### ASSIGNMENT
Provide the number of lines of the records that include "class", with no other content.

### EXCERPTED RECORDS
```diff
+    constexpr size_t lds = (size_t)2 * (64 * kGemmBK + kGemmBK * 64) * sizeof(double);
+    static_assert(lds >= 64 * 4 * sizeof(fr_d2), "the colsum(G) blocks' LDS is the tiles'");
+    static bool configured_c = false;
+    if (!configured_c) {
+      (void)hipFuncSetAttribute(reinterpret_cast<const void*>(&fr_fold_ctile_csg_kernel), hipFuncAttributeMaxDynamicSharedMemorySize,
+                                (int)lds);
+      configured_c = true;
+    }
+    hipLaunchKernelGGL(fr_fold_ctile_csg_kernel, dim3((unsigned)(nb_tiles + nb_cs)), dim3(256), lds, st, gc, ec, gx, nb_tiles,
+                       (const double*)b.colpart, r.splits, r.ldz, D, M, (const double*)b.bvec, (double)r.n, b.csg);
+    VB_HIP(ctx, hipGetLastError());
+    *tiles3 = (unsigned)gx;
+    return VB_OK;
+  }
   if (r.cfgc == 2) VB_TRY(tri2_tile_map(ctx, D, 128, 64, &gc.tile_map, &gc.tile_blocks));
-  *tiles3 = gemm_f64_launch<false>(st, gc, r.csplits, r.n_cu,
-                                   EpiFoldSlabF{b.Cpart, r.ldl, r.slab, b.bvec, b.svec, b.Lt, r.ldl, b.fpart}, r.cfgc);
+  *tiles3 = gemm_f64_launch<false>(st, gc, r.csplits, r.n_cu, ec, r.cfgc);
+  VB_HIP(ctx, hipGetLastError());
+  hipLaunchKernelGGL(fr_fold_csg_kernel, dim3((unsigned)nb_cs), dim3(256), 0, st, (const double*)b.colpart, r.splits, r.ldz, D, M,
+                     (const double*)b.bvec, (double)r.n, b.csg);
   VB_HIP(ctx, hipGetLastError());
   return VB_OK;
 }
@@ -1517,7 +1592,7 @@
   GemmArgs g2 = gemm_product(b.Z, r.ldz, m.p1, m.ldp, (int)r.n, D, D, 0);
   switch (r.dense) {
     case kDenseNoG:
-      return fr_model_folded(ctx, r, b, m);
+      return VB_OK;
     case kDenseCallerG:
       *G = const_cast<double*>(g_ready);
       return VB_OK;
diff --git a/viabel_amd/csrc/vb_gemm_f64.h b/viabel_amd/csrc/vb_gemm_f64.h
--- a/viabel_amd/csrc/vb_gemm_f64.h
+++ b/viabel_amd/csrc/vb_gemm_f64.h
@@ -300,7 +300,27 @@
   return g.K % kGemmBK == 0 && g.M > 0 && g.N > 0;
 }
 
-template <bool A_KCONTIG, bool TRI4_PAIRS = false, class Epi>
+inline unsigned gemm_f64_pair_plan(GemmArgs* g) {
+  if (g->tri_mode != 4 || g->batch || !gemm_uses_dma(*g)) return 0;
+  g->k_split = gemm_tiles(g->K, kGemmBK) * kGemmBK;
+  g->tiles_m = gemm_tiles(g->M, 64);
+  g->tiles_n = gemm_tiles(g->N, 32);
+  g->xcd_group = 0;
+  g->prio_div = 0;
+  return (unsigned)((g->tiles_m + 1) / 2 * g->tiles_n);
+}
+
+inline unsigned gemm_f64_tri2_small_plan(GemmArgs* g, int splits, int n_cu) {
+  if (g->tri_mode != 2 || g->batch || g->tile_map || splits < 1 || !gemm_uses_dma(*g)) return 0;
+  g->k_split = gemm_tiles(gemm_tiles(g->K, splits), kGemmBK) * kGemmBK;
+  g->tiles_m = gemm_tiles(g->M, 64);
+  g->tiles_n = gemm_tiles(g->N, 64);
+  g->xcd_group = 0;
+  g->prio_div = n_cu;
+  return (unsigned)gemm_count_blocks(*g, 64, 64);
+}
+
+template <bool A_KCONTIG, class Epi>
 inline unsigned gemm_f64_launch(hipStream_t st, GemmArgs g, int splits, int n_cu, const Epi& epi, int cfg = 0,
                                 int flags = 0) {
   constexpr bool kNarrowOk = A_KCONTIG && !EpiColsum<Epi>::value;
@@ -326,9 +346,6 @@
       if (kNarrowAuto && dma && g.tri_mode == 0 && !g.batch && gemm_count_blocks(g, 64, 64) * splits <= (long)n_cu) cfg = 7;
     }
   }
-  static_assert(!TRI4_PAIRS || kNarrowAuto, "paired row blocks: A[m][k], an epilogue that only stores");
-  const bool pairs = TRI4_PAIRS && g.tri_mode == 4 && splits == 1;
-  if (pairs) cfg = 7;
   if (!kNarrowOk && cfg >= 7) cfg = 4;
   if (!dma && cfg > 3) cfg = (cfg == 4 || cfg >= 7) ? 3 : cfg == 6 ? 1 : 2;
   const int bm_rows = (cfg == 3 || cfg == 4 || cfg >= 7) ? 64 : 128, bn_cols = cfg >= 7 ? 32 : (cfg == 1 || cfg == 6) ? 128 : 64;
@@ -336,7 +353,6 @@
   g.tiles_n = gemm_tiles(g.N, bn_cols);
   if (splits % 8 != 0 || g.batch) g.xcd_group = 0;
   dim3 grid(g.tile_map ? (unsigned)g.tile_blocks : (unsigned)gemm_count_blocks(g, bm_rows, bn_cols), 1, (unsigned)splits);
-  if (pairs) grid = dim3((unsigned)((g.tiles_m + 1) / 2 * g.tiles_n), 1, 1);
   g.prio_div = (g.tri_mode != 1 && g.tri_mode != 3 && g.tri_mode != 4) ? n_cu : 0;
   if (dma) {
     if (cfg == 1) gemm_f64_dma_launch<A_KCONTIG, 4, 16, 3, Epi>(st, g, grid, epi);
@@ -345,12 +361,6 @@
     else if (cfg == 4) gemm_f64_dma_launch<A_KCONTIG, 2, 8, 2, Epi>(st, g, grid, epi);
     else if (cfg == 6) gemm_f64_dma_launch<A_KCONTIG, 4, 16, 2, Epi>(st, g, grid, epi);
     else if (cfg >= 7) {
-      if constexpr (TRI4_PAIRS) {
-        if (pairs) {
-          gemm_f64_dma_pair_launch<2, 4, 3, Epi>(st, g, grid, epi);
-          return grid.x;
-        }
-      }
       if constexpr (kNarrowOk) {
         if (cfg == 7) gemm_f64_dma_launch<A_KCONTIG, 2, 4, 3, Epi>(st, g, grid, epi);
         else gemm_f64_dma_launch<A_KCONTIG, 2, 4, 2, Epi>(st, g, grid, epi);
diff --git a/viabel_amd/csrc/vb_gemm_f64_dma.h b/viabel_amd/csrc/vb_gemm_f64_dma.h
--- a/viabel_amd/csrc/vb_gemm_f64_dma.h
+++ b/viabel_amd/csrc/vb_gemm_f64_dma.h
@@ -456,37 +456,28 @@
                         0, g, epi);
 }
 
-struct GemmPairNoDep : GemmNoDep {};
-
-template <int AF, int NB, int STAGES, class Epi>
-__global__ void __launch_bounds__(256, AF * NB > 32 ? (STAGES > 2 ? 1 : 2) : (AF * NB > 16 || STAGES > 2 ? 2 : 4))
-    gemm_f64_dma_pair_kernel(const GemmArgs g, const Epi epi) {
+template <int AF, int NB, int STAGES, class Epi, class Dep>
+__device__ __forceinline__ void gemm_f64_dma_pair_tiles(const GemmArgs& g, const Epi& epi, const Dep& dep, const int block,
+                                                        const int gx) {
   static_assert(!EpiReduces<Epi>::value && !EpiColsum<Epi>::value && !EpiRowSums<Epi>::value,
                 "the epilogue between the passes must leave LDS alone");
-  const int pair = (int)blockIdx.x / g.tiles_n, bn = (int)blockIdx.x % g.tiles_n;
+  const int pair = block / g.tiles_n, bn = block % g.tiles_n;
   const int mirror = g.tiles_m - 1 - pair;
   const int passes = mirror > pair ? 2 : 1;
 #pragma unroll 1
   for (int pass = 0; pass < passes; ++pass) {
     const int bm = pass == 0 ? pair : mirror;
     const int bx = bm * g.tiles_n + bn, bz = 0;
-    gemm_f64_dma_tile<true, AF, NB, STAGES, Epi, GemmPairNoDep>(g, epi, GemmPairNoDep{}, bx, bz, (int)gridDim.x);
+    gemm_f64_dma_tile<true, AF, NB, STAGES, Epi, Dep>(g, epi, dep, bx, bz, gx);
     __asm__ volatile("" ::: "memory");
     __builtin_amdgcn_s_waitcnt(0);
     __asm__ volatile("" ::: "memory");
   }
 }
 
-template <int AF, int NB, int STAGES, class Epi>
-inline void gemm_f64_dma_pair_launch(hipStream_t st, const GemmArgs& g, dim3 grid, const Epi& epi) {
-  constexpr size_t lds = (size_t)STAGES * (32 * AF * kGemmBK + kGemmBK * 8 * NB) * sizeof(double);
-  static bool configured = false;
-  if (!configured) {
-    (void)hipFuncSetAttribute(reinterpret_cast<const void*>(&gemm_f64_dma_pair_kernel<AF, NB, STAGES, Epi>),
-                              hipFuncAttributeMaxDynamicSharedMemorySize, (int)lds);
-    configured = true;
-  }
-  hipExtLaunchKernelGGL((gemm_f64_dma_pair_kernel<AF, NB, STAGES, Epi>), grid, dim3(256), lds, st, g.ev0, g.ev1, 0, g, epi);
-}
-
-}
+template <int AF, int NB, int STAGES>
+constexpr size_t gemm_f64_dma_pair_lds() {
+  return (size_t)STAGES * (32 * AF * kGemmBK + kGemmBK * 8 * NB) * sizeof(double);
+}
+
+}
```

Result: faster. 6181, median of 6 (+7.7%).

### ANSWER TO THIS EXERCISE
5